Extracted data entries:
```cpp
bre_status bre_device_check(bre_ctx *c, int32_t kind, int64_t n, const float *x, int32_t n_aux, const float *aux,
                            float *y) {
    if (!c) return BRE_ERR_INVALID_ARG;
    if (kind < 0 || kind > 14) return fail(c, BRE_ERR_INVALID_ARG, "bre_device_check: kind %d not in [0, 14]", kind);
    if (kind == 10) return check_hierarchy(c, n, x, n_aux, aux, y);
    if (kind == 11) return check_read_tree(c, n, y);
    if (n < 0 || (n > 0 && (!x || !y))) return fail(c, BRE_ERR_INVALID_ARG, "bre_device_check: bad arrays");
    if (kind == 12) {
        if (n % 6) return fail(c, BRE_ERR_INVALID_ARG, "bre_device_check: kind 12 needs whole records of 6 floats");
        if (n == 0) return BRE_OK;
        BRE_TRY(set_device(c));
        float *dx = nullptr, *dy = nullptr;
        HIPCHK(c, c->chk_x.get((size_t)n, &dx));
        HIPCHK(c, c->chk_y.get((size_t)n, &dy));
        HIPCHK(c, hipMemcpyAsync(dx, x, (size_t)n * 4, hipMemcpyHostToDevice, c->stream));
        HIPCHK(c, launch_check_specular(n / 6, dx, dy, c->stream));
        HIPCHK(c, hipMemcpyAsync(y, dy, (size_t)n * 4, hipMemcpyDeviceToHost, c->stream));
        HIPCHK(c, hipStreamSynchronize(c->stream));
        return BRE_OK;
    }
    if (kind == 13) {
        constexpr int kWords = (int)(sizeof(bre_material_ex) / 4);
        if (n % 9 || n_aux < kWords || n_aux % kWords || !aux)
            return fail(c, BRE_ERR_INVALID_ARG, "bre_device_check: kind 13 needs whole records of 9 floats and, in aux, "
                        "whole bre_material_ex records of %d words", kWords);
        const int n_mats = n_aux / kWords;
        std::vector<bre_material_ex> mats((size_t)n_mats);
        std::memcpy(mats.data(), aux, (size_t)n_aux * 4);
        std::vector<DevBsdf> table((size_t)n_mats);
        for (int k = 0; k < n_mats; ++k) {
            const std::string what = check_glossy_material(mats[(size_t)k]);
            if (!what.empty())
                return fail(c, BRE_ERR_INVALID_ARG, "bre_device_check: kind 13: material %d has %s", k, what.c_str());
            table[(size_t)k] = make_bsdf(mats[(size_t)k]);
        }
        for (int64_t i = 0; i < n / 9; ++i)
            if (!(x[9 * i + 8] >= 0 && x[9 * i + 8] < (float)n_mats) || x[9 * i + 8] != std::floor(x[9 * i + 8]))
                return fail(c, BRE_ERR_INVALID_ARG, "bre_device_check: kind 13: record %lld names material %g of %d",
                            (long long)i, (double)x[9 * i + 8], n_mats);
        if (n == 0) return BRE_OK;
// ... 167 lines not shown
```

### beam-radiance-estimate-pbrt_amd/csrc/bre_api_gather.hip

```cpp
#include <algorithm>

#include "bre_ctx.h"

using namespace bre;

namespace {

bre_status read_counters(bre_ctx *c, DevCounters *ctr) {
    if (!(c->timing || c->counters)) return BRE_OK;
    DevCounters h;
    HIPCHK(c, hipMemcpyAsync(&h, ctr, sizeof(h), hipMemcpyDeviceToHost, c->stream));
    HIPCHK(c, hipStreamSynchronize(c->stream));
    if (c->timing) {
        float ms = 0.f;
        HIPCHK(c, hipEventElapsedTime(&ms, c->ev[2], c->ev[3]));
        c->stats.gather_ms = ms;
    }
    c->stats.candidates = (int64_t)h.candidates;
    c->stats.contributions = (int64_t)h.contributions;
    c->stats.node_visits = (int64_t)h.node_visits;
    c->stats.leaf_visits = (int64_t)h.leaf_visits;
    c->stats.beam_evals = (int64_t)h.beam_evals;
    c->stats.ccp_wave_evals = (int64_t)h.ccp_wave_evals;
    c->stats.prefilter_rejects = (int64_t)h.prefilter_rejects;
// ... 121 lines not shown
    a.prefilter = c->prefilter;
    a.occupancy = c->occupancy;
    a.block_map = c->block_map;
    a.tscan = c->tscan >= 0 ? c->tscan : tscan_for(R + c->bset.radius);
    a.margin = c->margin;
    a.stack_cap = c->stack_cap;
    a.tile_spec = c->tile_spec;
    a.tile_budget = c->tile_budget;
    c->stats.tile_variant = 0;
    a.tile_variant = &c->stats.tile_variant;
    c->stats.n_segments = nseg;
    if (c->nvalid == 0) {
        HIPCHK(c, launch_zero_outputs(a, c->stream));
        return BRE_OK;
    }
    const int kernel = c->kernel;
    if (c->shard_mode == 2 && c->shard_count > 1 && (kernel == 2 || kernel == 5))
        return fail(c, BRE_ERR_STATE, "work-root shards (BRE_OPT_SHARD_MODE 2) need the tile kernel (BRE_OPT_KERNEL 0 or 4)");
    if (kernel == 5) {
        if (seg_index) return fail(c, BRE_ERR_STATE, "kernel 5 gathers in the caller's order only");
        return gather_chunk(c, a);
    }
    if (kernel == 2 && seg_index) return fail(c, BRE_ERR_STATE, "kernel 2 gathers in the caller's order only");
    if (kernel == 2) {
        if (c->timing) HIPCHK(c, hipEventRecord(c->ev[2], c->stream));
        HIPCHK(c, launch_gather_thread(a, c->counters, c->stream));
        if (c->timing) HIPCHK(c, hipEventRecord(c->ev[3], c->stream));
        return read_counters(c, a.ctr);
    }
    const bool want_cnt = c->counters || out.seg_counts;
    const bool rshard = c->shard_mode == 2 && c->shard_count > 1;
    const int S_eff = rshard ? (c->split + c->shard_count - 1) / c->shard_count : c->split;
    const size_t per_seg = (size_t)S_eff * (12 + (want_cnt ? 8 : 0));
    int64_t chunk = c->partial_cap / (int64_t)per_seg / 64 * 64;
    if (chunk > ((int64_t)1 << 26)) chunk = (int64_t)1 << 26;
    if (chunk < 64) chunk = 64;
    if (chunk > nseg) chunk = nseg;
    int32_t *roots = nullptr;
    HIPCHK(c, c->roots.get(kMaxSplit + 1, &roots));
    HIPCHK(c, c->partial.get(3 * (size_t)chunk * (size_t)S_eff, &a.partial));
    if (c->roots_split != c->split) {
        HIPCHK(c, c->roots_tmp.ensure(roots_scratch_bytes()));
        HIPCHK(c, launch_roots(a.nodes, c->split, roots, c->roots_tmp.ptr, c->stream));
        c->roots_split = c->split;
    }
    if (!c->nodes4_ok) {
        Node4 *nodes4 = nullptr;
        HIPCHK(c, c->nodes4.get((size_t)c->nnodes, &nodes4));
        HIPCHK(c, launch_collapse4(a.nodes, c->nnodes, nodes4, c->stream));
        c->nodes4_ok = true;
    }
    a.nodes4 = c->nodes4.as<Node4>();
    a.roots = roots;
    if (rshard) {
        int32_t *roots_sh = nullptr;
        HIPCHK(c, c->roots_sh.get(kMaxSplit + 1, &roots_sh));
        HIPCHK(c, launch_roots_shard(roots, c->split, c->shard_rank, c->shard_count, S_eff, roots_sh, c->stream));
        a.roots = roots_sh;
        a.split = S_eff;
    }
    HIPCHK(c, c->segrec.get((size_t)((chunk + 63) / 64 * 64), &a.segrec));
    if (want_cnt) HIPCHK(c, c->pcnt.get(2 * (size_t)chunk * (size_t)S_eff, &a.pcnt));
    if (c->tile_axis && a.leaf_size > 0) {
        const int64_t ntiles = (c->nvalid + a.leaf_size - 1) / a.leaf_size;
        HIPCHK(c, c->tileax.get((size_t)ntiles, &a.tileax));
        HIPCHK(c, c->segbox.get(8, &a.segbox));
    }
    if (c->timing) HIPCHK(c, hipEventRecord(c->ev[2], c->stream));
    if (!c->tile_ev) HIPCHK(c, hipEventCreateWithFlags(&c->tile_ev.h, hipEventDisableTiming));
    for (int64_t off = 0; off < nseg; off += chunk) {
        GatherArgs ac = a;
        ac.wait_ev = (off == 0 && c->after && c->after->tile_ev_valid) ? c->after->tile_ev.h : nullptr;
        ac.done_ev = off + chunk >= nseg ? c->tile_ev.h : nullptr;
        ac.user_start = off == 0 ? c->user_ev[0] : nullptr;
        ac.user_end = off + chunk >= nseg ? c->user_ev[1] : nullptr;
        ac.nseg = std::min(chunk, nseg - off);
        ac.seg = seg.slice(off);
        if (seg_index)
            ac.seg_index = seg_index + off;
        else
            ac.out = out.slice(off);
        HIPCHK(c, launch_gather_tile(ac, c->counters, c->stream));
    }
    c->tile_ev_valid = true;
    if (c->timing) HIPCHK(c, hipEventRecord(c->ev[3], c->stream));
    return read_counters(c, a.ctr);
}
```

**What is needed**
On how many lines of the data does the word "nnodes" appear? Reply with the number alone.

**Response area**
2